The reason we separated namespace components with underscores is to avoid conflicts when users tried to use protos with overlapping namespaces. The following really does happen in practice:

// File 1
namespace Foo.Bar;
message Baz { ... }

// File 2
namespace FooBar;
message Baz { ... }

With your convention, these would have conflicting names. To resolve this, you either need to use nested namespaces or use the same convention we originally developed that used _ to separate namespaces.

thomasvl commented 6 years ago

Even if you have that first file generated into a name passed via an option to the compiler, I don't think it scales out into a full build well. You can have different subsystems using protos that have overlap in their namespaces (one is "foo.bar" and the other is "foo.baz"), because they are in different subsystems, they tend to come up in different parts of the build, so both will end up trying to declare the "enum foo" part, and you'll end up with duplicate types.

To the point before of different Swift modules, and say foo.bar and foo.baz being in different modules, os there isn't a conflict, the reality is the second module likely will come along later as the app evolves. That will mean that any higher level code that happen to need symbols from foo.bar didn't have any module's on the types to qualify it, so the moment the foo.baz code comes in (even via a different module), all the existing code had to be touched to qualify it, so we have effectively broken the code forcing the developer to edit it all because they are trying to use another proto.

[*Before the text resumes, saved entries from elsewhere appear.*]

@@ -511,6 +513,7 @@
   w.split_resample = on("PFT_SPLIT_RESAMPLE") || w.resample_one_lane;
   w.crop_two_pass = on("PFT_CROP_TWO_PASS");
   w.generic_descent = is1("PFT_GENERIC_DESCENT");
+  w.ancestor_table = !on("PFT_ANCESTOR_TABLE") || is1("PFT_ANCESTOR_TABLE");
   w.exact_path = on("PFT_EXACT_SHELLS_ONLY") ? PftExactPath::shells : on("PFT_EXACT_PER_QUERY") ? PftExactPath::per_query : PftExactPath::sorted;
 #ifdef PFT_DIAG
   if (const char* a = getenv("PFT_ABLATE")) w.ablate = atoi(a);
@@ -604,6 +607,7 @@
   A(dalloc(&t->d_bbox_part, t->bbox_part_cap * 6));
   A(dalloc(&t->d_bbox6, 8));
   A(dalloc(&t->d_jump, (size_t)1 << (3 * PFT_JUMP_MAX_LEVEL)));
+  if (t->sw.ancestor_table) A(dalloc(&t->d_anc, PFT_ANC_CAP));
   A(dalloc(&t->d_alias_list, 2 * Pt));
   A(dalloc(&t->d_alias_pref, 2 * Pt));
   A(dalloc(&t->d_pop_part, (size_t)PFT_POPM_MAX_WGS * 16));
@@ -667,7 +671,7 @@
   dfree(t->d_ref_raw); dfree(t->d_ref_xyz); dfree(t->d_ref_hsv); dfree(t->d_ref_box);
   dfree(t->d_in_raw); dfree(t->d_in_pts);
   dfree(t->d_part[0]); dfree(t->d_part[1]); dfree(t->d_mats); dfree(t->d_bbox_part); dfree(t->d_bbox6);
-  dfree(t->d_crop_counts); dfree(t->d_crop_slots); dfree(t->d_crop_pts); dfree(t->d_crop_idx); dfree(t->d_words); dfree(t->d_jump); dfree(t->d_ref_perm);
+  dfree(t->d_crop_counts); dfree(t->d_crop_slots); dfree(t->d_crop_pts); dfree(t->d_crop_idx); dfree(t->d_words); dfree(t->d_jump); dfree(t->d_anc); dfree(t->d_ref_perm);
   dfree(t->d_leaf_pts); dfree(t->d_leaf_order); dfree(t->d_pt_node); dfree(t->d_pt_key); dfree(t->d_pt_tmp);
   dfree(t->d_pt_key64); dfree(t->sort.keys[0]); dfree(t->sort.keys[1]); dfree(t->sort.vals[0]); dfree(t->sort.vals[1]);
   dfree(t->sort.hist); dfree(t->sort.tile_cnt); dfree(t->sort.tile_box); if (t->h_stat) hipHostFree(t->h_stat);
@@ -985,7 +989,7 @@
   }
   {
     ProfScope ps(t, PFT_K_LIKELIHOOD);
-    const int flags = (t->sw.generic_descent ? 0 : 1) | (t->sw.ablate << 8);
+    const int flags = (t->sw.generic_descent ? 0 : 1) | (t->sw.ancestor_table ? 2 : 0) | (t->sw.ablate << 8);
     pftk_likelihood(t->stream, t->prm, d, np, debug_nn, t->num_cus, t->leaf_indirect, flags);
   }
 }
@@ -1487,6 +1491,28 @@
   int r = read_hdr(t, &h);
   if (r != PFT_OK) return r;
   memcpy(out4, h.lik_layout, sizeof(h.lik_layout));
+  return PFT_OK;
+}
+
+extern "C" int pft_debug_get_ancestor_table(pft_tracker* t, uint32_t info10[10], uint32_t* table, size_t cap) {
+  if (!t || !info10) return PFT_ERR_INVALID_ARG;
+  PftHeader h;
+  int r = read_hdr(t, &h);
+  if (r != PFT_OK) return r;
+  const bool has = t->d_anc != nullptr && h.anc_level > 0;
+  info10[0] = has && h.anc_epoch == h.build_epoch ? 1u : 0u;
+  info10[1] = has ? (uint32_t)h.anc_level : 0u;
+  for (int a = 0; a < 3; a++) {
+    info10[2 + a] = has ? h.anc_lo[a] : 0u;
+    info10[5 + a] = has ? h.anc_bits[a] : 0u;
+  }
+  info10[8] = h.build_epoch;
+  info10[9] = h.anc_epoch;
+  const size_t cells = has ? (size_t)1 << (h.anc_bits[0] + h.anc_bits[1] + h.anc_bits[2]) : 0u;
+  if (table && cells && cap) {
+    HIPCHK(t, hipMemcpyAsync(table, t->d_anc, std::min(cap, cells) * sizeof(uint32_t), hipMemcpyDeviceToHost, t->stream));
+    HIPCHK(t, hipStreamSynchronize(t->stream));
+  }
   return PFT_OK;
 }
 
diff --git a/pcl_tracking_amd/csrc/pft_device_utils.h b/pcl_tracking_amd/csrc/pft_device_utils.h
--- a/pcl_tracking_amd/csrc/pft_device_utils.h
+++ b/pcl_tracking_amd/csrc/pft_device_utils.h
@@ -301,3 +301,29 @@
   const uint32_t kk = lower_bound_ge2(v.E, v.nh, dprev, v.cE, v.sE);
   return kk < v.nh ? v.H[kk] : (int32_t)k;
 }
+
+__device__ inline void pft_anc_window(PftHeader* hdr, const PftDev& d, int D, bool on, const double mn[3], double res) {
+  const int L = D - PFT_ANC_UP;
+  on = on && d.anc != nullptr && L >= 1;
+  const float inv = (float)(1.0 / res);
+  uint32_t lo[3] = {0u, 0u, 0u}, bits[3] = {0u, 0u, 0u};
+  for (int a = 0; a < 3 && on; a++) {
+    const float om = (float)mn[a];
+    const float f0 = fmaxf(floorf((hdr->bbox[2 * a] - om) * inv), 0.0f);
+    const float f1 = fmaxf(floorf((hdr->bbox[2 * a + 1] - om) * inv), 0.0f);
+    const uint32_t top = (1u << L) - 1u;
+    const uint32_t c0 = min(f0 < 2147483648.0f ? (uint32_t)f0 >> PFT_ANC_UP : top, top);
+    const uint32_t c1 = min(f1 < 2147483648.0f ? (uint32_t)f1 >> PFT_ANC_UP : top, top);
+    on = c1 >= c0;
+    const uint32_t n = c1 - c0 + 1u;
+    bits[a] = n > 1u ? 32u - (uint32_t)__clz((int)(n - 1u)) : 0u;
+    lo[a] = min(c0, (1u << L) - (1u << bits[a]));
+  }
+  on = on && bits[0] + bits[1] + bits[2] <= PFT_ANC_CAP_BITS;
+  hdr->anc_level = on ? L : 0;
+  for (int a = 0; a < 3; a++) {
+    hdr->anc_lo[a] = on ? lo[a] : 0u;
+    hdr->anc_bits[a] = on ? bits[a] : 0u;
+  }
+  hdr->build_epoch = hdr->build_epoch + 1u;
+}
diff --git a/pcl_tracking_amd/csrc/pft_internal.h b/pcl_tracking_amd/csrc/pft_internal.h
--- a/pcl_tracking_amd/csrc/pft_internal.h
+++ b/pcl_tracking_amd/csrc/pft_internal.h
@@ -11,6 +11,13 @@
 #define PFT_TABLE_MAX_DEPTH 10
 #define PFT_MAX_GROW 40
 #define PFT_JUMP_MAX_LEVEL 4
+#ifndef PFT_ANC_CAP_BITS
+#define PFT_ANC_CAP_BITS 18
+#endif
+#define PFT_ANC_CAP (1u << PFT_ANC_CAP_BITS)
+#ifndef PFT_ANC_UP
+#define PFT_ANC_UP 2
+#endif
 #define PFT_REF_CHUNK 256
 #ifndef PFT_BUILD_THREADS
 #define PFT_BUILD_THREADS 1024
@@ -80,6 +87,10 @@
   float margin_cells;
   float ominf[3];
   float inv_res;
+  int32_t anc_level;
+  uint32_t anc_lo[3], anc_bits[3];
+  uint32_t build_epoch;
+  uint32_t anc_epoch;
   uint32_t grow_idx[PFT_MAX_GROW];
   uint32_t grow_shift[PFT_MAX_GROW];
   uint32_t grow_old_depth[PFT_MAX_GROW];
@@ -126,6 +137,7 @@
   uint32_t* words;
   uint32_t max_words;
   uint16_t* jump;
+  uint32_t* anc;
   const uint32_t* ref_perm;
   float4* leaf_pts;
   uint32_t* leaf_order;
@@ -209,6 +221,7 @@
   bool resample_one_lane;
   bool crop_two_pass;
   bool generic_descent;
+  bool ancestor_table;
   PftExactPath exact_path;
   int ablate;
   bool skip_octree;
diff --git a/pcl_tracking_amd/csrc/pft_likelihood.hip b/pcl_tracking_amd/csrc/pft_likelihood.hip
--- a/pcl_tracking_amd/csrc/pft_likelihood.hip
+++ b/pcl_tracking_amd/csrc/pft_likelihood.hip
@@ -14,6 +14,8 @@
   const uint16_t* jump;
   int J;
   uint32_t lvlJ_start;
+  const uint32_t* anc;
+  uint32_t alo, abits;
   float margin, near_thr, ominx, ominy, ominz, inv_res, ncell;
   uint32_t leaf0;
   const uint16_t* leaf16;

Historically we've spent a lot of time trying to come up with a way to use nested types for scoping, but when you factor in that multiple files do reasonably belong in the same package, and they can get added with time, the limitations of enums and how overlap between packages can cause problems, we've never been able to find a way to make this work as a project will evolve with time.

tbkka commented 6 years ago

Based on the discussion so far, I'm still not convinced the additional complexity justifies the benefits.

Benefits

Costs

Are there other benefits I've overlooked?

ryanrhee commented 6 years ago

FYI, https://github.com/apple/swift-protobuf/issues/759 seems to stem at least partly from this design decision - and that's most certainly a bug.

tbkka commented 6 years ago

FYI: Enum case naming is an entirely separate issue.